Learn more about how to navigate through the parse tree in BeautifulSoup
. Parse tree has got tags
and NavigableStrings
(as THIS IS A TEXT). An example
from BeautifulSoup import BeautifulSoup
doc = ['<html><head><title>Page title</title></head>',
'<body><p id="firstpara" align="center">This is paragraph <b>one</b>.',
'<p id="secondpara" align="blah">This is paragraph <b>two</b>.',
'</html>']
soup = BeautifulSoup(''.join(doc))
print soup.prettify()
# <html>
# <head>
# <title>
# Page title
# </title>
# </head>
# <body>
# <p id="firstpara" align="center">
# This is paragraph
# <b>
# one
# </b>
# .
# </p>
# <p id="secondpara" align="blah">
# This is paragraph
# <b>
# two
# </b>
# .
# </p>
# </body>
# </html>
To move down the parse tree you have contents
and string
.
contents is an ordered list of the Tag and NavigableString objects contained within a page element
if a tag has only one child node, and that child node is a string, the child node is made available as tag.string, as well as tag.contents[0]
For the above, that is to say you can get
soup.b.string
# u'one'
soup.b.contents[0]
# u'one'
For several children nodes, you can have for instance
pTag = soup.p
pTag.contents
# [u'This is paragraph ', <b>one</b>, u'.']
so here you may play with contents
and get contents at the index you want.
You also can iterate over a Tag, this is a shortcut.
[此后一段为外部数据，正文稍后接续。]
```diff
@@ -204,7 +231,7 @@
     MllPlan p = {mll_fits_lds(N) ? MllRoute::GenericLds : MllRoute::GenericGlobal, gen, false};
     size_t ws = 0;
     if (!(flags & DKT_MLL_FORCE_GENERIC)) {
-        if (dkt_mll_h2_serves(N, flags)) p = {MllRoute::H2, 0, !(flags & DKT_MLL_NO_KAPPA_GUARD) && mll_fits_lds(N)};
+        if (dkt_mll_h2_serves(N, flags)) p = {MllRoute::H2, 0, !(flags & DKT_MLL_NO_KAPPA_GUARD) && mll_fits_lds(N), dkt_mll_h2_wave_per_episode(B, N, flags)};
         else if (dkt_mll_mfma_serves(N, flags)) p = {MllRoute::Mfma, 0, false};
         else if (dkt_mll_band_applies(B, C, N, flags) && (ws = dkt_mll_band_workspace_bytes(B, C, N)) <= avail_bytes) p = {MllRoute::Band, ws, false};
         else if (!(flags & DKT_MLL_FORCE_BLOCKED) && dkt_mll_tiled_supports(N, flags, C) && ((ws = dkt_mll_tiled_workspace_bytes_form(B, C, N, pc)) <= avail_bytes || pc))
@@ -230,6 +257,11 @@
 
 extern "C" size_t dkt_mll_workspace_bytes_for(int B, int C, int N, unsigned flags) { return mll_plan(B, C, N, flags, SIZE_MAX).ws_bytes; }
 
+extern "C" int dkt_mll_obj_supported(int B, int C, int N, unsigned flags) {
+    const MllPlan p = mll_plan(B, C, N, flags & ~DKT_MLL_FUSED_EPILOGUE, SIZE_MAX);
+    return p.route == MllRoute::H2 && p.wave_per_episode;
+}
+
 extern "C" int dkt_mll_f32(const float* E, const float* Y, long y_bstride, const float* sv, const float* mean,
                            const float* noise, int B, int C, int N, float jitter0, int max_tries,
                            unsigned flags, const float* cls_weight, float* logp, float* alpha, float* L,
@@ -239,6 +271,9 @@
     if (B <= 0 || C <= 0 || N <= 0 || max_tries < 0 || max_tries > 8 || y_bstride < 0) return DKT_ERR_BAD_ARG;
     if ((flags & DKT_MLL_WANT_GRAD) && (!W || !dsv || !dmean || !dnoise)) return DKT_ERR_BAD_ARG;
     if ((flags & DKT_MLL_WANT_CHOL) && !L) return DKT_ERR_BAD_ARG;
+    const bool fused = (flags & DKT_MLL_FUSED_EPILOGUE) != 0;
+    if (fused && !L) return DKT_ERR_BAD_ARG;
+    flags &= ~DKT_MLL_FUSED_EPILOGUE;
     MllArgs a;
     a.E = E; a.Y = Y; a.y_bstride = y_bstride; a.sv = sv; a.mean = mean; a.noise = noise;
     a.cls_weight = cls_weight; a.logp = logp; a.alpha = alpha; a.L = L; a.W = W; a.dsv = dsv;
@@ -249,13 +284,16 @@
     hipStream_t st = (hipStream_t)stream;
     const size_t avail = workspace ? workspace_bytes : 0;
     const MllPlan p = mll_plan(B, C, N, flags, avail);
+    if (fused && !(p.route == MllRoute::H2 && p.wave_per_episode)) return DKT_ERR_BAD_ARG;
     switch (p.route) {
         case MllRoute::BadArg: return DKT_ERR_BAD_ARG;
         case MllRoute::H2:
             a.kappa_max = p.kappa_fixup ? MLL_H2_KAPPA_MAX : 0.f;
+            if (fused) { a.L = nullptr; a.obj = L; }
             dkt_mll_h2_launch(a, st);
             if (!p.kappa_fixup) return mll_status();
             a.only_failed = a.info;
+            if (fused) { a.walk = MLL_FIXUP_WALK; a.nunits = B; }
             return mll_generic_lds_launch(a, st);
         case MllRoute::Mfma: dkt_mll_mfma_launch(a, st); return mll_status();
         case MllRoute::Band: return dkt_mll_band_launch(a, workspace, workspace_bytes, st);
diff --git a/deep-kernel-transfer_amd/csrc/dkt_mll_h2.hip b/deep-kernel-transfer_amd/csrc/dkt_mll_h2.hip
--- a/deep-kernel-transfer_amd/csrc/dkt_mll_h2.hip
+++ b/deep-kernel-transfer_amd/csrc/dkt_mll_h2.hip
@@ -455,6 +455,7 @@
     constexpr int WREG = ntt(NT) - WLDS;
     __shared__ f32x4 wl[WLDS * 64];
     __shared__ f32x4 yst[NT * 4];
+    __shared__ float objs;
 
     const bool epc = (a.flags & DKT_MLL_E_PER_CLASS) != 0;
     const bool want_grad = (a.flags & DKT_MLL_WANT_GRAD) != 0;
@@ -888,7 +889,9 @@
         }
         if (lane == 0) {
             const bool ok = fail_at == 0;
-            a.logp[bc] = ok ? (-0.5f * quad - 0.34657359027997264f * lsum - (float)N * DKT_HALF_LOG_2PI) : qnan;
+            const float lp = ok ? (-0.5f * quad - 0.34657359027997264f * lsum - (float)N * DKT_HALF_LOG_2PI) : qnan;
+            a.logp[bc] = lp;
+            if (a.obj) objs = dkt_objective_add(c == c_first ? 0.f : objs, a.cls_weight ? a.cls_weight[c] : 1.0f, lp);
             a.jitter_used[bc] = jit;
             a.info[bc] = (ok && kappa_high) ? -1 : fail_at;
             if (want_grad) {
@@ -902,6 +905,7 @@
         attempt = 0;
         ++c;
     }
+    if (a.obj && threadIdx.x == 0) a.obj[b] = objs;
     if (want_grad) {
         tq = threadIdx.x;
         DKT_OPAQUE_V(tq);
@@ -960,7 +964,7 @@
             hipLaunchKernelGGL((mll_h2e_kernel<NT>), dim3(a.B * a.C), dim3(64), 0, st, a);
             return;
         }
-        if (g && a.B >= h2e_min_batch()) {
+        if (dkt_mll_h2_wave_per_episode(a.B, a.N, a.flags)) {
             hipLaunchKernelGGL((mll_h2e_kernel<NT>), dim3(a.B), dim3(64), 0, st, a);
             return;
         }
@@ -978,6 +982,10 @@
 }
 
 bool dkt_mll_h2_serves(int N, unsigned flags) { return N + 1 <= 128 && !(flags & (DKT_MLL_WANT_CHOL | DKT_MLL_FORCE_F32MFMA)); }
+
+bool dkt_mll_h2_wave_per_episode(int B, int N, unsigned flags) {
+    return dkt_mll_h2_serves(N, flags) && N + 1 <= 16 * 7 && (flags & DKT_MLL_WANT_GRAD) && !(flags & DKT_MLL_E_PER_CLASS) && B >= h2e_min_batch();
+}
 
 void dkt_mll_h2_launch(const MllArgs& a, hipStream_t st) {
     switch ((a.N + 1 + 15) / 16) {
diff --git a/deep-kernel-transfer_amd/csrc/dkt_objective.hip b/deep-kernel-transfer_amd/csrc/dkt_objective.hip
--- a/deep-kernel-transfer_amd/csrc/dkt_objective.hip
+++ b/deep-kernel-transfer_amd/csrc/dkt_objective.hip
@@ -7,7 +7,7 @@
     const int b = blockIdx.x * 256 + threadIdx.x;
     if (b >= B) return;
     float s = 0.f;
-    for (int c = 0; c < C; ++c) s += (cw ? cw[c] : 1.0f) * logp[(size_t)b * C + c];
+    for (int c = 0; c < C; ++c) s = dkt_objective_add(s, cw ? cw[c] : 1.0f, logp[(size_t)b * C + c]);
     obj[b] = s;
 }
 
diff --git a/deep-kernel-transfer_amd/ops.py b/deep-kernel-transfer_amd/ops.py
--- a/deep-kernel-transfer_amd/ops.py
+++ b/deep-kernel-transfer_amd/ops.py
@@ -25,6 +25,7 @@
 MLL_FORCE_TILED = 128
 MLL_FORCE_BAND = 256
 MLL_NO_KAPPA_GUARD = 512
+MLL_FUSED_EPILOGUE = 1024
 
 LINEAR_KINDS = ("linear", "cossim", "bncossim")
 RBF_KINDS = ("rbf", "RBF")
@@ -175,7 +176,8 @@
 def mll(e: torch.Tensor, y: torch.Tensor, sv: torch.Tensor, mean: torch.Tensor, noise: torch.Tensor,
         want_grad: bool = False, want_chol: bool = False, cls_weight: Optional[torch.Tensor] = None,
         jitter0: float = 1e-6, max_tries: int = 3, force_generic: bool = False, force_reg: bool = False,
-        force_blocked: bool = False, force_f32mfma: bool = False, force_tiled: bool = False, force_band: bool = False, no_kappa_guard: bool = False) -> dict:
+        force_blocked: bool = False, force_f32mfma: bool = False, force_tiled: bool = False, force_band: bool = False, no_kappa_guard: bool = False,
+        want_obj: bool = False) -> dict:
     per_class = e.dim() == 4
     e = _req(e, "e", 4 if per_class else 3)
     b_, n, n2 = e.shape[0], e.shape[-2], e.shape[-1]
@@ -224,9 +226,13 @@
                                        flags & (MLL_WANT_GRAD | MLL_WANT_CHOL), _p(cls_weight), _p(logp), _p(alpha), _p(chol), _p(w), _p(dsv), _p(dmean), _p(dnoise),
                                        _p(jit), _p(info), _stream())
         _lib.check(st, "dkt_diag_mll_reg_f32")
-        return dict(logp=logp, alpha=alpha, jitter=jit, info=info, chol=chol, w=w, dsv=dsv, dmean=dmean, dnoise=dnoise)
+        return dict(logp=logp, alpha=alpha, jitter=jit, info=info, chol=chol, w=w, dsv=dsv, dmean=dmean, dnoise=dnoise, obj=None)
     lib = _lib_now(want_twin=force_f32mfma)
-    ws_bytes = int(lib.dkt_mll_workspace_bytes_for(b_, c_, n, flags))
+    obj = None
+    if want_obj and not force_reg and lib.dkt_mll_obj_supported(b_, c_, n, flags):
+        flags |= MLL_FUSED_EPILOGUE
+        chol = obj = torch.empty((b_,), device=dev, dtype=torch.float32)
+    ws_bytes = int(lib.dkt_mll_workspace_bytes_for(b_, c_, n, flags & ~MLL_FUSED_EPILOGUE))
     ws = torch.empty((max(ws_bytes, 4) + 3) // 4, device=dev, dtype=torch.float32) if ws_bytes else None
     with _timed("dkt_mll_f32"):
         st = lib.dkt_mll_f32(_p(e), _p(y), y_bstride, _p(sv), _p(mean), _p(noise), b_, c_, n,
@@ -234,7 +240,7 @@
                              _p(chol), _p(w), _p(dsv), _p(dmean), _p(dnoise), _p(jit), _p(info), _p(ws),
                              ws_bytes, _stream())
     _lib.check(st, "dkt_mll_f32")
-    return dict(logp=logp, alpha=alpha, jitter=jit, info=info, chol=chol, w=w, dsv=dsv, dmean=dmean, dnoise=dnoise)
+    return dict(logp=logp, alpha=alpha, jitter=jit, info=info, chol=None if obj is not None else chol, w=w, dsv=dsv, dmean=dmean, dnoise=dnoise, obj=obj)
 
 
 def gram_bwd(w: torch.Tensor, z: torch.Tensor, ep_scale: Optional[torch.Tensor] = None, unit_rows: bool = False,
@@ -1192,8 +1198,9 @@
 
     @staticmethod
     def forward(e, y, sv, mean, noise, cls_weight, jitter0, max_tries):
-        out = mll(e, y, sv, mean, noise, want_grad=True, cls_weight=cls_weight, jitter0=jitter0, max_tries=max_tries)
-        obj = objective(out["logp"], cls_weight)
+        fused = os.environ.get("DKT_FUSED_EPILOGUE", "1") != "0" and os.environ.get("DKT_FUSED_REDUCTIONS", "1") != "0"
+        out = mll(e, y, sv, mean, noise, want_grad=True, cls_weight=cls_weight, jitter0=jitter0, max_tries=max_tries, want_obj=fused)
+        obj = out["obj"] if out["obj"] is not None else objective(out["logp"], cls_weight)
         return (obj, (out["logp"], out["alpha"], out["info"], out["jitter"]), (out["w"], out["dsv"], out["dmean"], out["dnoise"], cls_weight),
                 (sv.shape, mean.shape, noise.shape))
 
diff --git a/include/dkt_abi.h b/include/dkt_abi.h
--- a/include/dkt_abi.h
+++ b/include/dkt_abi.h
@@ -37,6 +37,7 @@
 #define DKT_MLL_FORCE_BAND 256u
 #define DKT_MLL_NO_KAPPA_GUARD 512u
 #define DKT_MLL_E_PER_CLASS 64u
+#define DKT_MLL_FUSED_EPILOGUE 1024u
 
 int dkt_abi_version(void);
 
@@ -51,6 +52,7 @@
 
 size_t dkt_mll_workspace_bytes(int B, int C, int N);
 size_t dkt_mll_workspace_bytes_for(int B, int C, int N, unsigned flags);
+int dkt_mll_obj_supported(int B, int C, int N, unsigned flags);
 
 int dkt_mll_f32(const float* E, const float* Y, long y_bstride, const float* sv, const float* mean,
                 const float* noise, int B, int C, int N, float jitter0, int max_tries,
```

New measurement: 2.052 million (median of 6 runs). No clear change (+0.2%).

For instance,
for i in soup.body:
print i
# <p id="firstpara" align="center">This is paragraph <b>one</b>.</p>
# <p id="secondpara" align="blah">This is paragraph <b>two</b>.</p>
这篇关于元素之间Python的BeautifulSoup提取文本的文章就介绍到这了,希望我们推荐的答案对大家有所帮助,也希望大家多多支持IT屋!